Итак, с одной стороны, перед ним открывается ровный путь, которым идут его друзья и которым он вполне мог бы следовать, обладая – это подтверждают все – способностями выше среднего уровня. Он споткнулся на этом пути, но еще есть возможность подняться, нагнать остальных: никто ничего не знает. С другой стороны – извилистая тропа лжи. И ведь даже нельзя прибегнуть к аллегории, сказав, что второй путь усыпан розами, в то время как первый тернист и труден. Нет нужды заходить далеко, даже до ближайшего поворота, чтобы убедиться: это тупик. Не пойти на экзамен и соврать об успешной сдаче – не тот обман, который может сойти с рук, не игра ва-банк, в которой можно и выиграть. Нет, рано или поздно все равно попадешься и вылетишь с факультета, опозоренный и осмеянный – а ведь именно этого он боялся пуще всего на свете.

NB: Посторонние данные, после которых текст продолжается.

+int af_debug_plan_sched(const af_config* cfg, int ncu, int mlp_mode, int which, int32_t* shapes, int cap, int32_t* chain) {
+  if (!cfg || ncu <= 0 || mlp_mode < 0 || mlp_mode > 3 || which < 0 || which > 3 || cfg->samples_batch <= 0) return AF_EINVAL;
+  auto layers_ok = [](int n) { return n >= 2 && n <= AF_MAX_LAYERS; };
+  if (!layers_ok(cfg->number_of_layers_mapping1) || !layers_ok(cfg->number_of_layers_atlas)) return AF_EINVAL;
+  if (cfg->two_layer && (!layers_ok(cfg->number_of_layers_mapping2) || !layers_ok(cfg->number_of_layers_alpha))) return AF_EINVAL;
+  if (which == 3 && !cfg->two_layer) return AF_EINVAL;
+  af_handle hd; af_handle* h = &hd;
+  h->cfg = *cfg; h->seg = cfg->two_layer != 0; h->ncu = ncu; h->mlp_mode = mlp_mode; h->N = cfg->samples_batch;
+  if (h->cfg.pretrain_batch <= 0) h->cfg.pretrain_batch = 10000;
+  size_t fc = 0, bc = 0, biasc = 0, pc = 0;
+  if (describe_and_plan(h, fc, bc, biasc, pc)) return AF_EINVAL;
+  bool ok;
+  if (which < 2) ok = build_main_scheds(h);
+  else ok = build_sched(h, h->sched[which], {{&h->nets[which == 2 ? AF_NET_MAP1 : AF_NET_MAP2], tiles_of(h->cfg.pretrain_batch)}});
+  if (!ok) return AF_EINVAL;
+  const Sched& sc = h->sched[which];
+  for (int j = 0; j < (int)sc.jobs.size() && j < cap; ++j) if (shapes) shapes[j] = sc.jobs[j].shape;
+  if (chain) {
+    for (int i = 0; i < 2 * AF_MAX_NETS; ++i) chain[i] = 0;
+    for (size_t i = 0; i < sc.ajobs.size(); ++i) {
+      if (std::find(sc.ajob_of.begin(), sc.ajob_of.end(), (int)i) != sc.ajob_of.end()) continue;
+      const AdamJob& a = sc.ajobs[i];
+      for (int n = 0; n < AF_MAX_NETS; ++n)
+        if (h->nets[n].used && a.p_off >= h->nets[n].p_base && a.p_off < h->nets[n].p_base + h->nets[n].nparams) { chain[2 * n] = (int32_t)a.nslots; chain[2 * n + 1] = (int32_t)a.part_blk; }
+    }
+  }
+  return (int)sc.jobs.size();
+}
+
+int af_debug_chain_slots(int tile0, int NT, int32_t out2[2]) {
+  if (!out2 || tile0 < 0 || NT < tile0 || (tile0 & 3)) return AF_EINVAL;
+  out2[0] = af_chain_slot(tile0, 0); out2[1] = (NT - tile0 + 3) / 4;
+  return AF_OK;
+}
+
 int af_debug_dw_clocks(af_handle* h, int enable, uint64_t* out, int cap_wg) {
   if (!h) return AF_EINVAL;
   HCHK(hipSetDevice(h->device)); HCHK(hipStreamSynchronize(h->stream));
diff --git a/all-in-one-deflicker_amd/csrc/mlphf.hip b/all-in-one-deflicker_amd/csrc/mlphf.hip
--- a/all-in-one-deflicker_amd/csrc/mlphf.hip
+++ b/all-in-one-deflicker_amd/csrc/mlphf.hip
@@ -302,10 +302,76 @@
   return mx;
 }
 
+#define AF_CHAIN_WAVE_BYTES 6144
+AF_DEV float* chain_dw_block(const BwdArgs& a, int wg) { return a.chain_part + (size_t)af_chain_slot(a.tile0, wg) * a.chain_blk; }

Мог ли он предположить, что быть разоблаченным – еще не самое страшное, а много хуже – не быть, и что из-за этой ребяческой лжи он восемнадцать лет спустя лишит жизни своих родителей, жену и детей?

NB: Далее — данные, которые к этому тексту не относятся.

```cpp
extern "C" int sdfhip_debug_tile_order(sdfhip_scene *s, const uint32_t *d_perm, uint16_t *d_cost)
try {
    if (!s) return fail(SDFHIP_ERR_ARG, "debug_tile_order: null scene");
    std::lock_guard<std::mutex> lk(s->lock);
    s->dbg_tile_perm = d_perm; s->dbg_tile_cost = d_cost;
    return SDFHIP_OK;
}
SDFHIP_ABI_CATCH(sdfhip_debug_tile_order)

static void touch_release(sdfhip_scene *s)
{
    for (int a = 0; a < 4; a++) { if (s->touch.bits[a]) (void)hipFree(s->touch.bits[a]); s->touch.bits[a] = nullptr; s->touch.words[a] = 0; }
    if (s->touch.result) (void)hipFree(s->touch.result);
    s->touch.result = nullptr; s->touch.on = false; s->touch.phase = 0;
}

void sdfhip::touch_params(const sdfhip_scene *s, RenderParams &P, int pair)
{
    P.touch_top = s->touch.bits[pair]; P.touch_top_words = s->touch.words[pair];
    P.touch_fine = s->touch.bits[pair + 1]; P.touch_fine_words = s->touch.words[pair + 1];
}

void sdfhip::touch_phase(sdfhip_scene *s, hipStream_t st, int pair)
{
    if (!s->touch.on || s->touch.phase >= sdfhip_scene::Touch::MAX_PHASES) return;
    unsigned long long *out = s->touch.result + (size_t)s->touch.phase * 8;
    const uint32_t most = s->touch.words[pair] > s->touch.words[pair + 1] ? s->touch.words[pair] : s->touch.words[pair + 1];
    const uint32_t blocks = (most + 255u) / 256u < 4096u ? (most + 255u) / 256u : 4096u;
    hipLaunchKernelGGL(k_touch_count, dim3(blocks ? blocks : 1u), dim3(256), 0, st, s->touch.bits[pair], s->touch.words[pair],
                       s->touch.bits[pair + 1], s->touch.words[pair + 1], out);
    const unsigned long long which = (unsigned long long)pair;
    (void)hipMemcpyAsync(out + 4, &which, sizeof which, hipMemcpyHostToDevice, st);
    s->touch.phase++;
}

extern "C" int sdfhip_debug_touch_begin(sdfhip_scene *s)
try {
    if (!s) return fail(SDFHIP_ERR_ARG, "debug_touch_begin: null scene");
    std::lock_guard<std::mutex> lk(s->lock);
    DeviceGuard g(s->device);
    if (!g.ok) return (void)hipGetLastError(), fail(SDFHIP_ERR_DEVICE, "debug_touch_begin: hipSetDevice(%d) failed", s->device);
    if (!s->d_top || s->top_level + s->fine_bits != (int)s->depth)
// ... 109 lines not shown
```

### sdfbox_amd/csrc/render.hip

```cpp
#include "raymarch_kernels.h"
#include "tile_order_kernels.h"
#include "scene.h"
#include "abi_guard.h"
#ifdef SDFHIP_EXPERIMENTS
#include "../../include/sdfhip_experimental.h"
#endif

#include <chrono>
#include <cmath>
#include <cstdlib>
#include <cstring>
#include <vector>

using namespace sdfhip;

namespace {

struct Plan {
    bool use_stack = false, compact = false, count = false, grid_lookup = false;
    bool persistent = false;
    int cur = CUR_GENERIC;
    uint32_t out_mode = 0;
    dim3 grid;
    sdfhip_scene::Scratch *sc = nullptr;
};

void unpack_info(const sdfhip_info *in, FrameInfo &I)
{
    I.h0x = in->heading[0][0]; I.h0y = in->heading[0][1]; I.h0z = in->heading[0][2];
    I.h1x = in->heading[1][0]; I.h1y = in->heading[1][1]; I.h1z = in->heading[1][2];
    I.h2x = in->heading[2][0]; I.h2y = in->heading[2][1]; I.h2z = in->heading[2][2];
    I.posx = in->position[0]; I.posy = in->position[1]; I.posz = in->position[2];
    I.margin = in->margin;
    I.margin2 = in->margin * 2.0f;
    I.screen_w = in->screen_size[0]; I.screen_h = in->screen_size[1];
    I.limit = in->limit;
    I.lightx = in->light[0]; I.lighty = in->light[1]; I.lightz = in->light[2];
    I.fov = in->fov;
    I.k_strength = exp2f(in->strength) - 1.0f;
    I.half_aspect = in->screen_size[0] / in->screen_size[1] * 0.5f;
}

uint32_t sky_through_the_display_pass()
{
    auto q = [](float c) { float v = powf(c, 1.0f / 2.2f); v = v > 1.0f ? 1.0f : (v > 0.0f ? v : 0.0f); return (uint32_t)(v * 255.0f + 0.5f); };
    return q(0.005f) | (q(0.01f) << 8) | (q(0.2f) << 16);
}

int fill_params(sdfhip_scene *s, const RenderCall &c, RenderParams &P, Plan &plan)
{
    if (c.n_frames == 0 || c.n_frames > (uint32_t)MAX_BATCH)
        return fail(SDFHIP_ERR_ARG, "render: n_frames %u outside 1..%d", c.n_frames, MAX_BATCH);
    if (c.width == 0 || c.height == 0 || c.nrows_out == 0 || c.band_rows == 0 || c.band_stride == 0)
        return fail(SDFHIP_ERR_ARG, "render: zero-sized frame or band");
    if ((uint64_t)c.width * c.nrows_out > 0x7FFFFFFFull)
        return fail(SDFHIP_ERR_ARG, "render: %u x %u pixels exceed the 31-bit pixel index", c.width, c.nrows_out);
    const uint32_t flags = c.flags, kind = flags & SDFHIP_KERNEL_MASK;
// ... 71 lines not shown
    plan.cur = !plan.use_stack ? CUR_GENERIC : (s->d_top && s->fine_bits) ? CUR_STACK_SPLIT :
               (s->d_top && (uint32_t)s->top_level >= s->depth) ? CUR_STACK_FULL : CUR_STACK;
    plan.grid_lookup = plan.cur == CUR_STACK_FULL || plan.cur == CUR_STACK_SPLIT;
    plan.grid = dim3(8u * ((P.tiles_y + 7u) / 8u) * P.tiles_x, c.n_frames);
    if (plan.compact && (!plan.grid_lookup || plan.persistent) && (c.width > 65535u || c.nrows_out > 65535u))
        return fail(SDFHIP_ERR_ARG, "render: the persistent-wave compact kernel packs a pixel's x and row into 16 bits each (frame %u x %u)", c.width, c.nrows_out);
    if (c.sparse && !plan.grid_lookup)
        return fail(SDFHIP_ERR_ARG, "render_sparse: this scene has no full-depth grid (trees deeper than 12 levels or with inconsistent links render dense shares)");
    return SDFHIP_OK;
}
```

– Объясните все-таки, – спросила судья, – почему?
Он пожал плечами.
– Я сам двадцать лет каждый день задавал себе этот вопрос. Мне нечего ответить.
Пауза.
– Но ведь результаты экзамена были вывешены на факультете. У вас были друзья. Неужели никто не заметил, что вашей фамилии нет в списках?

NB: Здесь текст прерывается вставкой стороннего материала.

# thu-nics/Rad-NeRF

Measured on AMD Instinct MI355X. Metric: million samples/s fwd+bwd, 8192 rays, model_zoo_size=2; rgb L∞ vs ref, higher is better.
Workload: dtype f16/f32

## Files before the change

rad-nerf_amd/csrc/rn_march.h:

```cpp
#pragma once
#include "rn_common.h"
#pragma clang fp contract(off)

namespace {

struct MarchCfg {
    int cascades;
    int grid_size;
    int max_samples;
    float scale;
    float dt_scale;
    float esf;
    int abl;
};

struct NoSink {
    __device__ __forceinline__ void emit(int, float, float, float, float, float) const {}
};

struct RefSink {
    float* __restrict__ xyzs; float* __restrict__ dirs;
    float* __restrict__ ts;   float* __restrict__ deltas;
    float dx, dy, dz;
    __device__ __forceinline__ void emit(int s, float x, float y, float z, float t, float dt) const {
        xyzs[3 * s + 0] = x; xyzs[3 * s + 1] = y; xyzs[3 * s + 2] = z;
        dirs[3 * s + 0] = dx; dirs[3 * s + 1] = dy; dirs[3 * s + 2] = dz;
        ts[s] = t; deltas[s] = dt;
    }
};

struct StageSink {
    float* __restrict__ ts; float* __restrict__ deltas;
    __device__ __forceinline__ void emit(int s, float, float, float, float t, float dt) const {
        ts[s] = t; deltas[s] = dt;
    }
};

struct CompactSink {
    float* __restrict__ ts; float* __restrict__ deltas; int32_t* __restrict__ ray_of;
    int ray;
    __device__ __forceinline__ void emit(int s, float, float, float, float t, float dt) const {
        ts[s] = t; deltas[s] = dt; ray_of[s] = ray;
    }
};

__device__ __forceinline__ float mip_bound_inv(int mip, float scale) {
    return scalbnf(1.0f, mip - 1) < scale ? scalbnf(1.0f, 1 - mip) : 1.0f / scale;
}

__device__ __forceinline__ bool march_step(float& t, float ox, float oy, float oz,
                                           float dx, float dy, float dz,
                                           float dxi, float dyi, float dzi,
                                           const uint8_t* __restrict__ bitfield,
                                           const MarchCfg& c, float& x, float& y,
                                           float& z, float& dt) {
    const uint32_t g3 = (uint32_t)c.grid_size * c.grid_size * c.grid_size;
    const float gsi = 1.0f / c.grid_size;
    x = fmaf(t, dx, ox); y = fmaf(t, dy, oy); z = fmaf(t, dz, oz);
    dt = rn_calc_dt(t, c.esf, c.max_samples, c.grid_size, c.dt_scale);
    const int mip = max(rn_mip_from_pos(x, y, z, c.cascades),
                        rn_mip_from_dt(dt, c.grid_size, c.cascades));
    const float mb = fminf(scalbnf(1.0f, mip - 1), c.scale);
    const float mbi = mip_bound_inv(mip, c.scale);
    const float gm1 = c.grid_size - 1.0f;
    const int nx = (int)rn_clampf(0.5f * fmaf(x, mbi, 1.0f) * c.grid_size, 0.0f, gm1);
    const int ny = (int)rn_clampf(0.5f * fmaf(y, mbi, 1.0f) * c.grid_size, 0.0f, gm1);
    const int nz = (int)rn_clampf(0.5f * fmaf(z, mbi, 1.0f) * c.grid_size, 0.0f, gm1);
    const uint32_t idx = mip * g3 + rn_morton3d(nx, ny, nz);
    const bool occ = bitfield[idx / 8] & (1 << (idx % 8));
    if (occ) return true;
    const float tx = fmaf(fmaf(fmaf(0.5f, rn_signf(dx), nx + 0.5f) * gsi, 2.0f, -1.0f), mb, -x) * dxi;
    const float ty = fmaf(fmaf(fmaf(0.5f, rn_signf(dy), ny + 0.5f) * gsi, 2.0f, -1.0f), mb, -y) * dyi;
    const float tz = fmaf(fmaf(fmaf(0.5f, rn_signf(dz), nz + 0.5f) * gsi, 2.0f, -1.0f), mb, -z) * dzi;
    const float t_target = t + fmaxf(0.0f, fminf(tx, fminf(ty, tz)));
    do {
        t += rn_calc_dt(t, c.esf, c.max_samples, c.grid_size, c.dt_scale);
    } while (t < t_target);
    return false;
}

__device__ __forceinline__ bool march_query(float t, float ox, float oy, float oz,
                                            float dx, float dy, float dz,
                                            float dxi, float dyi, float dzi,
                                            const uint8_t* __restrict__ bitfield,
                                            const MarchCfg& c, float& x, float& y, float& z,
                                            float& dt, float& t_target) {
    const uint32_t g3 = (uint32_t)c.grid_size * c.grid_size * c.grid_size;
    const float gsi = 1.0f / c.grid_size;
    x = fmaf(t, dx, ox); y = fmaf(t, dy, oy); z = fmaf(t, dz, oz);
    dt = rn_calc_dt(t, c.esf, c.max_samples, c.grid_size, c.dt_scale);
    const int mip = max(rn_mip_from_pos(x, y, z, c.cascades),
                        rn_mip_from_dt(dt, c.grid_size, c.cascades));
    const float mb = fminf(scalbnf(1.0f, mip - 1), c.scale);
    const float mbi = mip_bound_inv(mip, c.scale);
    const float gm1 = c.grid_size - 1.0f;
    const int nx = (int)rn_clampf(0.5f * fmaf(x, mbi, 1.0f) * c.grid_size, 0.0f, gm1);
    const int ny = (int)rn_clampf(0.5f * fmaf(y, mbi, 1.0f) * c.grid_size, 0.0f, gm1);
    const int nz = (int)rn_clampf(0.5f * fmaf(z, mbi, 1.0f) * c.grid_size, 0.0f, gm1);
    const uint32_t idx = mip * g3 + rn_morton3d(nx, ny, nz);
    const bool occ = bitfield[idx / 8] & (1 << (idx % 8));
    const float tx = fmaf(fmaf(fmaf(0.5f, rn_signf(dx), nx + 0.5f) * gsi, 2.0f, -1.0f), mb, -x) * dxi;
    const float ty = fmaf(fmaf(fmaf(0.5f, rn_signf(dy), ny + 0.5f) * gsi, 2.0f, -1.0f), mb, -y) * dyi;
    const float tz = fmaf(fmaf(fmaf(0.5f, rn_signf(dz), nz + 0.5f) * gsi, 2.0f, -1.0f), mb, -z) * dzi;
    t_target = t + fmaxf(0.0f, fminf(tx, fminf(ty, tz)));
    return occ;
}

template <bool WRITE, typename Sink, bool NEG = false>
__device__ int march_ray_wave(float ox, float oy, float oz, float dx, float dy, float dz,
                              float t1, float t2, int cap, int start,
                              const uint8_t* __restrict__ bitfield, const MarchCfg& c,
                              const Sink& sink) {
    const int lane = rn_lane();
    if (!((NEG || 0.0f <= t1) && t1 < t2) || cap <= 0) return 0;
    const float dxi = 1.0f / dx, dyi = 1.0f / dy, dzi = 1.0f / dz;
    const uint64_t lt_mask = (1ull << lane) - 1ull;
    float tb = t1;
    float need = -INFINITY;
    int n = 0;
    int chunks = 0;
    while (true) {
        if (NEG && ++chunks > (1 << 16)) break;
        float t = tb;
        if (c.esf == 0.0f) {
            const float d0 = rn_calc_dt(0.0f, c.esf, c.max_samples, c.grid_size, c.dt_scale);
            const float s1 = tb + d0, r = s1 - tb, s2 = s1 + d0;
            const float bend = __uint_as_float((__float_as_uint(tb) & 0x7f800000u) + 0x00800000u);
            const float tj = fmaf((float)lane, r, tb);
            if (s2 - s1 == r && tb > 0.0f && __builtin_amdgcn_ballot_w64(!(tj < bend)) == 0) {
                t = tj;
            } else {
#pragma unroll 16
                for (int i = 0; i < RN_WAVE - 1; ++i) { const float nt = t + d0; t = i < lane ? nt : t; }
            }
        } else if (rn_dbg(c.abl) & 1) {
            t = fmaf((float)lane, rn_calc_dt(tb, c.esf, c.max_samples, c.grid_size, c.dt_scale), tb);
        } else {
#pragma unroll 8
            for (int i = 0; i < RN_WAVE - 1; ++i) {
                const float nt = t + rn_calc_dt(t, c.esf, c.max_samples, c.grid_size, c.dt_scale);
                t = i < lane ? nt : t;
            }
        }
        const bool alive = t < t2;
        float x, y, z, dt, target;
        const bool occ = march_query(t, ox, oy, oz, dx, dy, dz, dxi, dyi, dzi, bitfield, c,
                                     x, y, z, dt, target) && alive;
        const uint64_t alive_m = __builtin_amdgcn_ballot_w64(alive);
        const uint64_t occ_m = __builtin_amdgcn_ballot_w64(occ);
        uint64_t mark = 0;
        const uint64_t cand = __builtin_amdgcn_ballot_w64(alive && t >= need);
        int cur = cand ? __builtin_ctzll(cand) : RN_WAVE;
        int emitted = 0;
        bool full = false;
        const bool capfree = n + RN_WAVE < cap;
        while (cur < RN_WAVE) {
            const uint64_t from = ~0ull << cur;
            if ((occ_m >> cur) & 1ull) {
                const uint64_t stop = ~occ_m & from;
                const int end = stop ? __builtin_ctzll(stop) : RN_WAVE;
                need = -INFINITY;
                if (!capfree && n + emitted + (end - cur) >= cap) {
                    const int e2 = cur + (cap - n - emitted);
                    mark |= from & (e2 < RN_WAVE ? ~(~0ull << e2) : ~0ull);
                    emitted += e2 - cur;
                    full = true;
                    break;
                }
                mark |= from & ((stop & (0ull - stop)) - 1ull);
                emitted += end - cur;
                cur = (end < RN_WAVE && ((alive_m >> end) & 1ull)) ? end : RN_WAVE;
            } else {
                mark |= 1ull << cur;
                need = __int_as_float(__builtin_amdgcn_readlane(__float_as_int(target), cur));
                const uint64_t nxt = __builtin_amdgcn_ballot_w64(alive && t >= need) & (from << 1);
                cur = nxt ? __builtin_ctzll(nxt) : RN_WAVE;
            }
        }
        const uint64_t emit_m = mark & occ_m;
        if (WRITE && ((emit_m >> lane) & 1ull))
            sink.emit(start + n + __builtin_popcountll(emit_m & lt_mask), x, y, z, t, dt);
        n += __builtin_popcountll(emit_m);
        if (full || alive_m != ~0ull) break;
        const float tl = __int_as_float(__builtin_amdgcn_readlane(__float_as_int(t), RN_WAVE - 1));
        tb = tl + rn_calc_dt(tl, c.esf, c.max_samples, c.grid_size, c.dt_scale);
        if (!(tb < t2)) break;
    }
    return n;
}

__device__ __forceinline__ void aabb(float ox, float oy, float oz, float dx, float dy, float dz,
                                     const float* __restrict__ c, const float* __restrict__ h,
                                     float& t1, float& t2) {
    const float ix = 1.0f / dx, iy = 1.0f / dy, iz = 1.0f / dz;
    const float ax = (c[0] - h[0] - ox) * ix, bx = (c[0] + h[0] - ox) * ix;
    const float ay = (c[1] - h[1] - oy) * iy, by = (c[1] + h[1] - oy) * iy;
    const float az = (c[2] - h[2] - oz) * iz, bz = (c[2] + h[2] - oz) * iz;
    const float n = fmaxf(fmaxf(fminf(ax, bx), fminf(ay, by)), fminf(az, bz));
    const float f = fminf(fminf(fmaxf(ax, bx), fmaxf(ay, by)), fmaxf(az, bz));
    if (n > f) { t1 = -1.0f; t2 = -1.0f; } else { t1 = n; t2 = f; }
}

}
```

Baseline: 1197.

## Precompute per-lane skip links and walk them with readlane in ray march

```diff
diff --git a/rad-nerf_amd/csrc/rn_march.h b/rad-nerf_amd/csrc/rn_march.h
--- a/rad-nerf_amd/csrc/rn_march.h
+++ b/rad-nerf_amd/csrc/rn_march.h
@@ -148,39 +148,43 @@
                                      x, y, z, dt, target) && alive;
         const uint64_t alive_m = __builtin_amdgcn_ballot_w64(alive);
         const uint64_t occ_m = __builtin_amdgcn_ballot_w64(occ);
-        uint64_t mark = 0;
+        const uint64_t stop = ~occ_m & ~lt_mask;
+        const uint64_t run = ((stop & (0ull - stop)) - 1ull) & ~lt_mask;
+        const int end = stop ? __builtin_ctzll(stop) : RN_WAVE;
+        const int key = __float_as_int(alive ? t : INFINITY);
+        int lb = 0;
+#pragma unroll
+        for (int h = RN_WAVE / 2; h > 0; h >>= 1) {
+            const float kv = __int_as_float(__builtin_amdgcn_ds_bpermute((lb + h - 1) << 2, key));
+            lb += kv >= target ? 0 : h;
+        }
+        const float klast = __int_as_float(__builtin_amdgcn_readlane(key, RN_WAVE - 1));
+        lb += (lb == RN_WAVE - 1 && !(klast >= target)) ? 1 : 0;
+        const int to = occ ? end : max(lb, lane + 1);
+        const int link = (to < RN_WAVE && ((alive_m >> (to & (RN_WAVE - 1))) & 1ull)) ? to : RN_WAVE;
+        const uint64_t span = occ ? run : 1ull << lane;
+        const int span_lo = (int)(uint32_t)span, span_hi = (int)(uint32_t)(span >> 32);
         const uint64_t cand = __builtin_amdgcn_ballot_w64(alive && t >= need);
         int cur = cand ? __builtin_ctzll(cand) : RN_WAVE;
-        int emitted = 0;
-        bool full = false;
-        const bool capfree = n + RN_WAVE < cap;
+        int last = -1;
+        uint32_t mark_lo = 0, mark_hi = 0;
         while (cur < RN_WAVE) {
-            const uint64_t from = ~0ull << cur;
-            if ((occ_m >> cur) & 1ull) {
-                const uint64_t stop = ~occ_m & from;
-                const int end = stop ? __builtin_ctzll(stop) : RN_WAVE;
-                need = -INFINITY;
-                if (!capfree && n + emitted + (end - cur) >= cap) {
-                    const int e2 = cur + (cap - n - emitted);
-                    mark |= from & (e2 < RN_WAVE ? ~(~0ull << e2) : ~0ull);
-                    emitted += e2 - cur;
-                    full = true;
-                    break;
-                }
-                mark |= from & ((stop & (0ull - stop)) - 1ull);
-                emitted += end - cur;
-                cur = (end < RN_WAVE && ((alive_m >> end) & 1ull)) ? end : RN_WAVE;
-            } else {
-                mark |= 1ull << cur;
-                need = __int_as_float(__builtin_amdgcn_readlane(__float_as_int(target), cur));
-                const uint64_t nxt = __builtin_amdgcn_ballot_w64(alive && t >= need) & (from << 1);
-                cur = nxt ? __builtin_ctzll(nxt) : RN_WAVE;
-            }
+            mark_lo |= (uint32_t)__builtin_amdgcn_readlane(span_lo, cur);
+            mark_hi |= (uint32_t)__builtin_amdgcn_readlane(span_hi, cur);
+            last = cur;
+            cur = __builtin_amdgcn_readlane(link, cur);
         }
-        const uint64_t emit_m = mark & occ_m;
-        if (WRITE && ((emit_m >> lane) & 1ull))
-            sink.emit(start + n + __builtin_popcountll(emit_m & lt_mask), x, y, z, t, dt);
-        n += __builtin_popcountll(emit_m);
+        if (last >= 0)
+            need = ((occ_m >> last) & 1ull)
+                       ? -INFINITY
+                       : __int_as_float(__builtin_amdgcn_readlane(__float_as_int(target), last));
+        const uint64_t emit_m = ((uint64_t)mark_hi << 32 | mark_lo) & occ_m;
+        const int room = cap - n, found = __builtin_popcountll(emit_m);
+        const int before = __builtin_popcountll(emit_m & lt_mask);
+        const bool full = found >= room;
+        if (WRITE && ((emit_m >> lane) & 1ull) && before < room)
+            sink.emit(start + n + before, x, y, z, t, dt);
+        n += min(found, room);
         if (full || alive_m != ~0ull) break;
         const float tl = __int_as_float(__builtin_amdgcn_readlane(__float_as_int(t), RN_WAVE - 1));
         tb = tl + rn_calc_dt(tl, c.esf, c.max_samples, c.grid_size, c.dt_scale);
```

Result: faster. 1216, median of 6 (+1.6%).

– Никто. Могу вас заверить, что не дописывал ее от руки. К тому же списки были под стеклом.
– Загадка какая-то.
– Для меня тоже.
Судья наклонилась к одному из заседателей и о чем-то с ним пошепталась. Потом сказала:
– Мы считаем, что вы не ответили на вопрос.
Родители радовались его успеху, а он сидел затворником в купленной ими для него квартирке, в точности как когда-то после неудачи в лицее Парк – в своей детской. Так он провел весь первый триместр, не бывал в Клерво-ле-Лак, не ходил на факультет, не виделся с друзьями. Если звонили в дверь, он не открывал, пережидал, затаившись, пока звонки не прекращались, слушал удаляющиеся шаги на лестнице. Он лежал на кровати в каком-то отупении, даже еду себе не готовил, питался консервами. Ксерокопии лекций так и валялись на столе, открытые на одной и той же странице. Порой накатывало осознание того, что он натворил, на время выводя его из полудремы. Как же ему теперь выпутываться, на что уповать? Молиться, чтобы сгорел факультет и с ним все экзаменационные работы? Чтобы землетрясение разрушило Лион? Чтобы он сам умер? Мне думается, он спрашивал себя: «Зачем я пустил свою жизнь под откос?» В том, что он пустил ее под откос, он не сомневался. У него и в мыслях не было долго всех обманывать; впрочем, на тот момент он и не обманывал никого: не прикидывался студентом, оборвал все связи, забился в щель и ждал, когда это кончится, как преступник, который знает, что рано или поздно за ним придут. Он мог бы бежать, сменить квартиру, уехать за границу, но нет – ему проще сидеть сложа руки, в сотый раз перечитывать газету месячной давности, есть холодную фасоль с мясом из банки и, растолстев на двадцать кило, ждать конца.